【卒ママの私】子どもが成長しても、消えることのない「心配」
- Sibthorpe Noriko
- 7月23日
- 読了時間: 2分
赤ちゃんの頃は、
床に落ちているものを口に入れませんように。
熱が出ても悪化しませんように。
つかまり立ちを始めたら、テーブルの角で頭をぶつけませんように。
歩き始めたら、大きなケガをしませんように。
公園デビューをしたら、遊具でケガをしませんように。
そして、お友達を傷つける子にも、傷つけられる子にもなりませんように。
小学生になると、
仲の良い友達ができますように。
いじめる側にも、いじめられる側にもなりませんように。
中学生になると、
勉強についていけますように。
高校生になると、
校則を破りませんように。
お酒やタバコに手を出しませんように。
そして、希望する進路へ進めますように。
そんなふうに、子どもの成長に合わせて、心配の内容は少しずつ変わっていきました。
私は、子どもが小さい頃、
「大きくなればなるほど、心配事は減っていくもの」
そう思っていました。
でも、それは違いました。
卒ママになった今、心配はなくなるどころか、むしろ質が変わっただけ。
もう抱きかかえて守ることもできない。
転びそうになっても手を伸ばしてあげられない。
親の目も、手も届かない場所で、子どもは自分の人生を歩いています。
だからこそ、時には「なんでそんなことをするの?」と思うような行動を知り、胸が締めつけられることもあります。

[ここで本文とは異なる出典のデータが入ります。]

float apple196_to_linear(float v) {
  const float x_intercept = 0.05583828f;
  if (v < x_intercept) return v * (1.0f / 16.0f);
  const float gamma = 1.960938f;
  return static_cast<float>(std::pow(static_cast<double>(v), static_cast<double>(gamma)));
}

float linear_to_apple196(float v) {
  const float y_intercept = 0.00349f;
  if (v < y_intercept) return v * 16.0f;
  const float gamma = 1.0f / 1.960938f;
  return static_cast<float>(std::pow(static_cast<double>(v), static_cast<double>(gamma)));
}

int quantize_byte(float v) {
  const float scaled = v * 255.0f;
  return static_cast<int>(std::round(static_cast<double>(scaled)));
}

int transfer_to_byte(int gamma, float v) {
  switch (gamma) {
    case kGammaApple:
      return quantize_byte(linear_to_srgb(apple196_to_linear(v)));
    case kGammaSRGB:
      return quantize_byte(v);
    case kGammaLinear:
      return quantize_byte(linear_to_srgb(v));
    case kGammaITU709:
      return quantize_byte(linear_to_srgb(itu709_to_linear(v)));
    case kTableEncodeApple:
      return quantize_byte(linear_to_apple196(v));
    default:
      return -1;
  }
}

namespace {

float from_bits(uint32_t u) {
  float f;
  std::memcpy(&f, &u, sizeof f);
  return f;
}

float find_threshold(int gamma, int k) {
  uint32_t lo = 0, hi = 0x3f800000u;
  if (transfer_to_byte(gamma, from_bits(hi)) < k) return std::numeric_limits<float>::infinity();
  while (lo < hi) {
    const uint32_t mid = lo + (hi - lo) / 2;
    if (transfer_to_byte(gamma, from_bits(mid)) >= k) hi = mid;
    else lo = mid + 1;
  }
  return from_bits(lo);
}

uint32_t to_bits(float f) {
  uint32_t u;
  std::memcpy(&u, &f, sizeof u);
  return u;
}

}

uint32_t bucket_index(float x, float magic) {
  volatile float s = x + magic;
  return to_bits(s) - to_bits(magic);
}

bool build_transfer_table(int gamma, TransferTable *out) {
  if (gamma < 0 || gamma >= kTableKinds || out == nullptr) return false;
  out->gamma = gamma;
  for (int k = 1; k <= 255; ++k) out->thresholds[k - 1] = find_threshold(gamma, k);

  float lin_of_byte[257];
  for (int b = 0; b < 256; ++b) lin_of_byte[b] = srgb_to_linear(b * (1.0f / 255.0f));
  lin_of_byte[256] = lin_of_byte[255];

  const float inf = std::numeric_limits<float>::infinity();
  for (uint32_t n = 256; n <= 65536; n *= 2) {
    const float magic = 8388608.0f / static_cast<float>(n);
    std::vector<TransferBucket> b(n + 1, TransferBucket{inf, 0u});
    bool ok = true;
    std::vector<uint32_t> held(n + 2, 0u);
    for (int k = 0; k < 255 && ok; ++k) {
      if (out->thresholds[k] == inf) continue;
      const uint32_t q = bucket_index(out->thresholds[k], magic);
      if (q > n || held[q] != 0) ok = false;
      else held[q] = 1, b[q].edge = out->thresholds[k];
    }
    if (!ok) continue;
    uint32_t before = 0;
    for (uint32_t q = 0; q <= n; ++q) {
      b[q].base = before;
      before += held[q];
    }
    out->n = n;
    out->buckets_unit = b;
    while ((out->buckets_unit.size() * sizeof(TransferBucket)) % 16 != 0)
      out->buckets_unit.push_back(TransferBucket{inf, 255u});
    out->buckets_linear.resize(b.size());
    for (size_t q = 0; q < b.size(); ++q) {
      TransferBucketLinear &e = out->buckets_linear[q];
      e.edge_pred = b[q].edge == inf ? inf : std::nextafter(b[q].edge, -inf);
      e.base = b[q].base;
      e.lin_below = std::ldexp(lin_of_byte[b[q].base], kLinearScaleLog2);
      e.lin_above = std::ldexp(lin_of_byte[b[q].base + 1], kLinearScaleLog2);
    }
    out->log_add = 0.0f;
    out->log_first = 0;
    out->buckets_log.clear();
    for (int e = 3; e <= 10; ++e) {
      const float add = std::ldexp(1.0f, -e);
      const uint32_t first = bucket_index_log(0.0f, add), count = bucket_index_log(1.0f, add) - first + 1;
      if (2 * count > n + 1) break;
      std::vector<TransferBucket> lb(count, TransferBucket{inf, 0u});
      std::vector<uint32_t> lheld(count, 0u);
      bool fits = true;
      for (int k = 0; k < 255 && fits; ++k) {
        if (out->thresholds[k] == inf) continue;
        const uint32_t q = bucket_index_log(out->thresholds[k], add) - first;
        if (q >= count || lheld[q] != 0) fits = false;
        else lheld[q] = 1, lb[q].edge = out->thresholds[k];
      }
      if (!fits) continue;
      uint32_t seen = 0;
      for (uint32_t q = 0; q < count; ++q) {
        lb[q].base = seen;
        seen += lheld[q];
      }
      out->log_add = add;
      out->log_first = first;
      out->buckets_log = lb;
      while ((out->buckets_log.size() * sizeof(TransferBucket)) % 16 != 0) out->buckets_log.push_back(TransferBucket{inf, 255u});
      break;
    }
    return true;
  }
  return false;
}

uint32_t bucket_index_log(float x, float log_add) {
  volatile float t = x + log_add;
  return to_bits(t) >> 16;
}

uint16_t float_to_half(float v) {
  const uint32_t u = to_bits(v), sign = (u >> 16) & 0x8000u;
  const uint32_t a = u & 0x7fffffffu;
  if (a >= 0x7f800000u) return static_cast<uint16_t>(sign | 0x7c00u | ((a > 0x7f800000u) ? 0x200u : 0u));
  if (a >= 0x477ff000u) return static_cast<uint16_t>(sign | 0x7c00u);
  if (a < 0x33000001u) return static_cast<uint16_t>(sign);
  const int exp = static_cast<int>(a >> 23) - 127;
  uint32_t mant = (a & 0x7fffffu) | 0x800000u;
  int shift;
  uint32_t base;
  if (exp >= -14) {
    shift = 13;
    base = static_cast<uint32_t>(exp + 15 - 1) << 10;
  } else {
    shift = 13 + (-14 - exp);
    base = 0;
  }
  const uint32_t kept = mant >> shift, rest = mant & ((1u << shift) - 1u), half_ulp = 1u << (shift - 1);
  uint32_t h = base + kept;
  if (rest > half_ulp || (rest == half_ulp && (kept & 1u))) ++h;
  return static_cast<uint16_t>(sign | h);
}

float curve_to_linear(int gamma, float v) {
  switch (gamma) {
    case kGammaApple: return apple196_to_linear(v);
    case kGammaSRGB: return srgb_to_linear(v);
    case kGammaITU709: return itu709_to_linear(v);
    default: return v;
  }
}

親は代わりに失敗してあげることも、代わりに責任を負ってあげることもできません。
見守るしかない。
それが、こんなにも苦しいなんて思いませんでした。
「子育てが終わったね。」
そんな言葉を耳にすることがあります。
でも私は、そうは思えません。
子育ては終わっても、親であることは終わらない。
心配する気持ちも、きっと終わらない。
親になるということは、子どもが何歳になっても、その幸せを願い続けることなのだと思います。
だから私は、「卒ママ」という言葉は好きだけれど、本当の意味で卒業できる日は、きっと来ないでしょう。
子どもを想う気持ちは、一生続く。
それが親というものなのだと、今になってようやく分かりました。